(Items from a dataset)
Start of Block

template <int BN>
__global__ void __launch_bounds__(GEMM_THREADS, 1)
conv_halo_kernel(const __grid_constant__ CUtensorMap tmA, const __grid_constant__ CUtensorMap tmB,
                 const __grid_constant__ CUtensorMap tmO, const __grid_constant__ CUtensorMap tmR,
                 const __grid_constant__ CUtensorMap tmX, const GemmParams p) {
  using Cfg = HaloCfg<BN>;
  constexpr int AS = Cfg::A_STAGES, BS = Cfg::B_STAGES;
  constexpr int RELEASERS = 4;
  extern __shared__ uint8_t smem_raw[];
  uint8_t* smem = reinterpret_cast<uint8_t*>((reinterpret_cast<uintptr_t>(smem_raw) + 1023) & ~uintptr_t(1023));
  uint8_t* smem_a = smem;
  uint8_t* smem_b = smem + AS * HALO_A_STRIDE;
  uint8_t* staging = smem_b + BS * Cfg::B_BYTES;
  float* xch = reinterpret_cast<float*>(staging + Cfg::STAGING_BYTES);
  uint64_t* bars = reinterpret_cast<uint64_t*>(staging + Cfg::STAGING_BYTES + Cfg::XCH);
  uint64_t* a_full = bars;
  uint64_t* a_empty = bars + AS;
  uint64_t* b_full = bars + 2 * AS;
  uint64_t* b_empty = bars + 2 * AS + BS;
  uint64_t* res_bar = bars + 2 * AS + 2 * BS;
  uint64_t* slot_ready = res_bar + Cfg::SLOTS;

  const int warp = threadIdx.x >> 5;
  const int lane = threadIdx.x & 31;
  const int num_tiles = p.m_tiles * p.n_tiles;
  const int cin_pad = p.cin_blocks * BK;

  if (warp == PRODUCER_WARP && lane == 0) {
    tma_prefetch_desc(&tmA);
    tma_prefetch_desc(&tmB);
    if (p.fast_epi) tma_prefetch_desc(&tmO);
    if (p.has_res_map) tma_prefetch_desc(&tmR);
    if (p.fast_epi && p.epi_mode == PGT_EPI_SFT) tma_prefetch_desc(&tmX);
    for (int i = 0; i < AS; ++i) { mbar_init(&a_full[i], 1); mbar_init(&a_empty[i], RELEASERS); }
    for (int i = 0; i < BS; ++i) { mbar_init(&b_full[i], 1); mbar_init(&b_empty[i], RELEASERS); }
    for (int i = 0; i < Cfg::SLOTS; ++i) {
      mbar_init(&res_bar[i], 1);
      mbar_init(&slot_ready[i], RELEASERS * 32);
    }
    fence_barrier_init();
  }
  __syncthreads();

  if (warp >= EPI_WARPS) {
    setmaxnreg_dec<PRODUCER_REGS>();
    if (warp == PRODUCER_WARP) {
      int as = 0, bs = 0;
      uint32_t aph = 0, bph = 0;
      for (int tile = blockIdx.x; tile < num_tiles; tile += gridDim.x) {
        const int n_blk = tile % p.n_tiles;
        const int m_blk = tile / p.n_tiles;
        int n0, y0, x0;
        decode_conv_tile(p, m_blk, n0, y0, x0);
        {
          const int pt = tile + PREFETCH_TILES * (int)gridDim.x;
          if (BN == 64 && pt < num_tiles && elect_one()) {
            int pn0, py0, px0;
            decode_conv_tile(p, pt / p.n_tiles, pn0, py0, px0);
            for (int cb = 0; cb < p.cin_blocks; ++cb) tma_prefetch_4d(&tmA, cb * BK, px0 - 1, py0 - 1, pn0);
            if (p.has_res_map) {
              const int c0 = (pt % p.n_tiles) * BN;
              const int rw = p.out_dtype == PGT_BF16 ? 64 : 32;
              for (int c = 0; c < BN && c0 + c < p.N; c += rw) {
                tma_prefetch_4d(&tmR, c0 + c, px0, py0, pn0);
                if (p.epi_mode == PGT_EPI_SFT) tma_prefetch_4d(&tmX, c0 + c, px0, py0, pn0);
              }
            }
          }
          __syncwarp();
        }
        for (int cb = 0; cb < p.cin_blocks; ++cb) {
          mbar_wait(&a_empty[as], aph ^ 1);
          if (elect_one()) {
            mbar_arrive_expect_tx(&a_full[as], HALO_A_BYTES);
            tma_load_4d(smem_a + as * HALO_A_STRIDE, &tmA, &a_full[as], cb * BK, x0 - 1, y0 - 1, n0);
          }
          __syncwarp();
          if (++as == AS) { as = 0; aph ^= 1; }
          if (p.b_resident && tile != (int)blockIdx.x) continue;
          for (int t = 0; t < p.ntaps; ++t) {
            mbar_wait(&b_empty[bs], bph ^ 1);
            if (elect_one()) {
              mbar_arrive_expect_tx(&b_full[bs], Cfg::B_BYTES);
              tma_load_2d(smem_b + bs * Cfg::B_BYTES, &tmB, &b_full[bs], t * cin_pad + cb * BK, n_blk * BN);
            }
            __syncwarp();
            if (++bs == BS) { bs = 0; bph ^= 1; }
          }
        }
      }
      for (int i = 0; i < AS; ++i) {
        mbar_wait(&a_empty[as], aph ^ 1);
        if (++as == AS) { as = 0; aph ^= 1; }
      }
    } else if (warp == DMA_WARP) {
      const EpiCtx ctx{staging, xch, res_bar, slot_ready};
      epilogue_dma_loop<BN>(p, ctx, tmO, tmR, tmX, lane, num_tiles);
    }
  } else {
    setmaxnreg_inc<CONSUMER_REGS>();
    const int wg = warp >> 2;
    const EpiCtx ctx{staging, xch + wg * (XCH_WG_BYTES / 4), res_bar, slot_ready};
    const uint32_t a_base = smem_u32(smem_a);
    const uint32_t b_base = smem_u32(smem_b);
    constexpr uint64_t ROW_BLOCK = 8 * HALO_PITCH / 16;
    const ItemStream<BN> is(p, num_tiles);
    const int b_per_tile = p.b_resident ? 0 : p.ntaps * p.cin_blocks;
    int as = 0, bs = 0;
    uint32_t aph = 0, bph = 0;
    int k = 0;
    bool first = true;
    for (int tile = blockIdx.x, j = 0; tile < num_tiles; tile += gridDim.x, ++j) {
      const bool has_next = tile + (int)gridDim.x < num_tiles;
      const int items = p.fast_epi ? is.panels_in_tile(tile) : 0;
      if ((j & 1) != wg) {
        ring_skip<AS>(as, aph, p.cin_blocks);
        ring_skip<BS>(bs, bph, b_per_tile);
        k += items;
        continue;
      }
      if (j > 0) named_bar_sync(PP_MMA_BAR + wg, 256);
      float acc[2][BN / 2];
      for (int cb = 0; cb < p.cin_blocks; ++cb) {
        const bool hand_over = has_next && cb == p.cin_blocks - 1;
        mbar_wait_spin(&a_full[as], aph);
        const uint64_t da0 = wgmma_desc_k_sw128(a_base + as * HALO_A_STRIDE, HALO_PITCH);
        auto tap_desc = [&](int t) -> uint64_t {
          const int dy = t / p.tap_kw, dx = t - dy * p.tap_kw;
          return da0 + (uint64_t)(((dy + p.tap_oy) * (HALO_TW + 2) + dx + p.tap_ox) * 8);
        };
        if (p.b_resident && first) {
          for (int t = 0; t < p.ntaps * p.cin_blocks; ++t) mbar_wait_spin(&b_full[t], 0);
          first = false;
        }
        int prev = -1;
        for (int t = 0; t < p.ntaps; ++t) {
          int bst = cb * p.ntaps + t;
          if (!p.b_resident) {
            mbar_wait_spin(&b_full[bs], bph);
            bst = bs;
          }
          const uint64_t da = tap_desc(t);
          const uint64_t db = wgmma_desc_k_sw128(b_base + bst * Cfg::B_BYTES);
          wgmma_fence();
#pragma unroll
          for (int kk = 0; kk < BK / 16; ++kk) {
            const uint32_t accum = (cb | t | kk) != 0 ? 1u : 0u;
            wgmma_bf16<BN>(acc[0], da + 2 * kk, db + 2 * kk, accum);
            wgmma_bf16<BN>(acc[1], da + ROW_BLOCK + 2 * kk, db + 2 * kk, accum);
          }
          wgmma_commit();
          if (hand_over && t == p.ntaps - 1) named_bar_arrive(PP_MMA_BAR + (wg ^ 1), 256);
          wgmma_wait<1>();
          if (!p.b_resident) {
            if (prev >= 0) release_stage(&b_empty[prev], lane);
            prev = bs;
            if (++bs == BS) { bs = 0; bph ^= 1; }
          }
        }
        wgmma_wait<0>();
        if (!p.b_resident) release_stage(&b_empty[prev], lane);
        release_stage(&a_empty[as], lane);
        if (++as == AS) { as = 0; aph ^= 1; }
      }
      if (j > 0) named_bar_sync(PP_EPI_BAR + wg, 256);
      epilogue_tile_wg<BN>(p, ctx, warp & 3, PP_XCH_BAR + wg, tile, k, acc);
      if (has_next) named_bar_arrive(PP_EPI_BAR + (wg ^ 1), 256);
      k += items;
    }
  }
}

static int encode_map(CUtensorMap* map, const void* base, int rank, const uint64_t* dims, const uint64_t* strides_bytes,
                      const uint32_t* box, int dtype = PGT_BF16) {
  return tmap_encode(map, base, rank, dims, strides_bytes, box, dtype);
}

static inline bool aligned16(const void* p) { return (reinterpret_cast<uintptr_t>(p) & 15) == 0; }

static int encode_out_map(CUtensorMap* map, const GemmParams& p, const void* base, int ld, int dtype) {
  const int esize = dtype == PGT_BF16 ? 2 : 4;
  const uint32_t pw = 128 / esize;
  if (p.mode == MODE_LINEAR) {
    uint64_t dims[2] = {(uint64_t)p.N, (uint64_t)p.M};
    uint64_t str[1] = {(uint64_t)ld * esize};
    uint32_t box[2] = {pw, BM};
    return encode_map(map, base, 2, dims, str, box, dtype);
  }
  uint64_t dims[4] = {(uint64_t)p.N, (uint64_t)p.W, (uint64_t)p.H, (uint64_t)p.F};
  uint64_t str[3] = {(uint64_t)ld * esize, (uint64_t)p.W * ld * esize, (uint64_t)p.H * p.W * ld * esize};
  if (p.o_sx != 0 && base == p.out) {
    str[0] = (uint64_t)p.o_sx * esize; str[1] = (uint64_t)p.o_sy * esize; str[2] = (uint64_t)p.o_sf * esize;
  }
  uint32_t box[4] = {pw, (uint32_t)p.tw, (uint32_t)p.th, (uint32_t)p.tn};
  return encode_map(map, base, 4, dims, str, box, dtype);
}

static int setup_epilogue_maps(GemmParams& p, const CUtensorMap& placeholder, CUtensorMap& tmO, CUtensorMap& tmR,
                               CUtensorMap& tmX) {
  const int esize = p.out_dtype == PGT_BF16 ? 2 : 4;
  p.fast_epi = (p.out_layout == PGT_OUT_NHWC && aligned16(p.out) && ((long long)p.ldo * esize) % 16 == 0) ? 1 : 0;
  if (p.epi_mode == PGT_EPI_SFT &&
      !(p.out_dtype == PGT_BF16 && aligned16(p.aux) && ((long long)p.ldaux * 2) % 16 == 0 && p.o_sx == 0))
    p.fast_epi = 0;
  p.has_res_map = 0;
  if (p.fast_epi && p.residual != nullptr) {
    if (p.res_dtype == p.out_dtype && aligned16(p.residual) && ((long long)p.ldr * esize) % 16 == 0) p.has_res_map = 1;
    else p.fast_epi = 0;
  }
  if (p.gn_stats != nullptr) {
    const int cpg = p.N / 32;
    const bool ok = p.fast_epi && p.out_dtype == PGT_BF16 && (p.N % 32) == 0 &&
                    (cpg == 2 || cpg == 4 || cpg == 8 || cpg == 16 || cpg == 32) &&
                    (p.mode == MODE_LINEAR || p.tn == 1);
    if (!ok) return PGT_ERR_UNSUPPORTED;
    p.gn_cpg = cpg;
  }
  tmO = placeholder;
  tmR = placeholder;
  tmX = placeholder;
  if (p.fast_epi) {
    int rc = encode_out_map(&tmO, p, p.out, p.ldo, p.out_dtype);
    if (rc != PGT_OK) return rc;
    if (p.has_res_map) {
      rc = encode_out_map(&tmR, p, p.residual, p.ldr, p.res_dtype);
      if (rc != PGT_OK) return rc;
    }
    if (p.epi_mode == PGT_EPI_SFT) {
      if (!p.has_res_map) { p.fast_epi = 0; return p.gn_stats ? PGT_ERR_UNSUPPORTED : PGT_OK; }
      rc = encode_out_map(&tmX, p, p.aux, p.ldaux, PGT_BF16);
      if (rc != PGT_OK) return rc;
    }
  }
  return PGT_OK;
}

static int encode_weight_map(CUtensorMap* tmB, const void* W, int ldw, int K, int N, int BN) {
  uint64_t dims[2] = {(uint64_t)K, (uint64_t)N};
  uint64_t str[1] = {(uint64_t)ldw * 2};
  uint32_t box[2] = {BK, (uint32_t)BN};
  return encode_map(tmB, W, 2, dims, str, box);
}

End of Block

**What you are asked to do**.
Reproduce exactly, please, only the lines from the start of the data above to the line that contains "using Cfg = HaloCfg<BN>;", with both ends kept.

**Reply**.
template <int BN>
__global__ void __launch_bounds__(GEMM_THREADS, 1)
conv_halo_kernel(const __grid_constant__ CUtensorMap tmA, const __grid_constant__ CUtensorMap tmB,
                 const __grid_constant__ CUtensorMap tmO, const __grid_constant__ CUtensorMap tmR,
                 const __grid_constant__ CUtensorMap tmX, const GemmParams p) {
  using Cfg = HaloCfg<BN>;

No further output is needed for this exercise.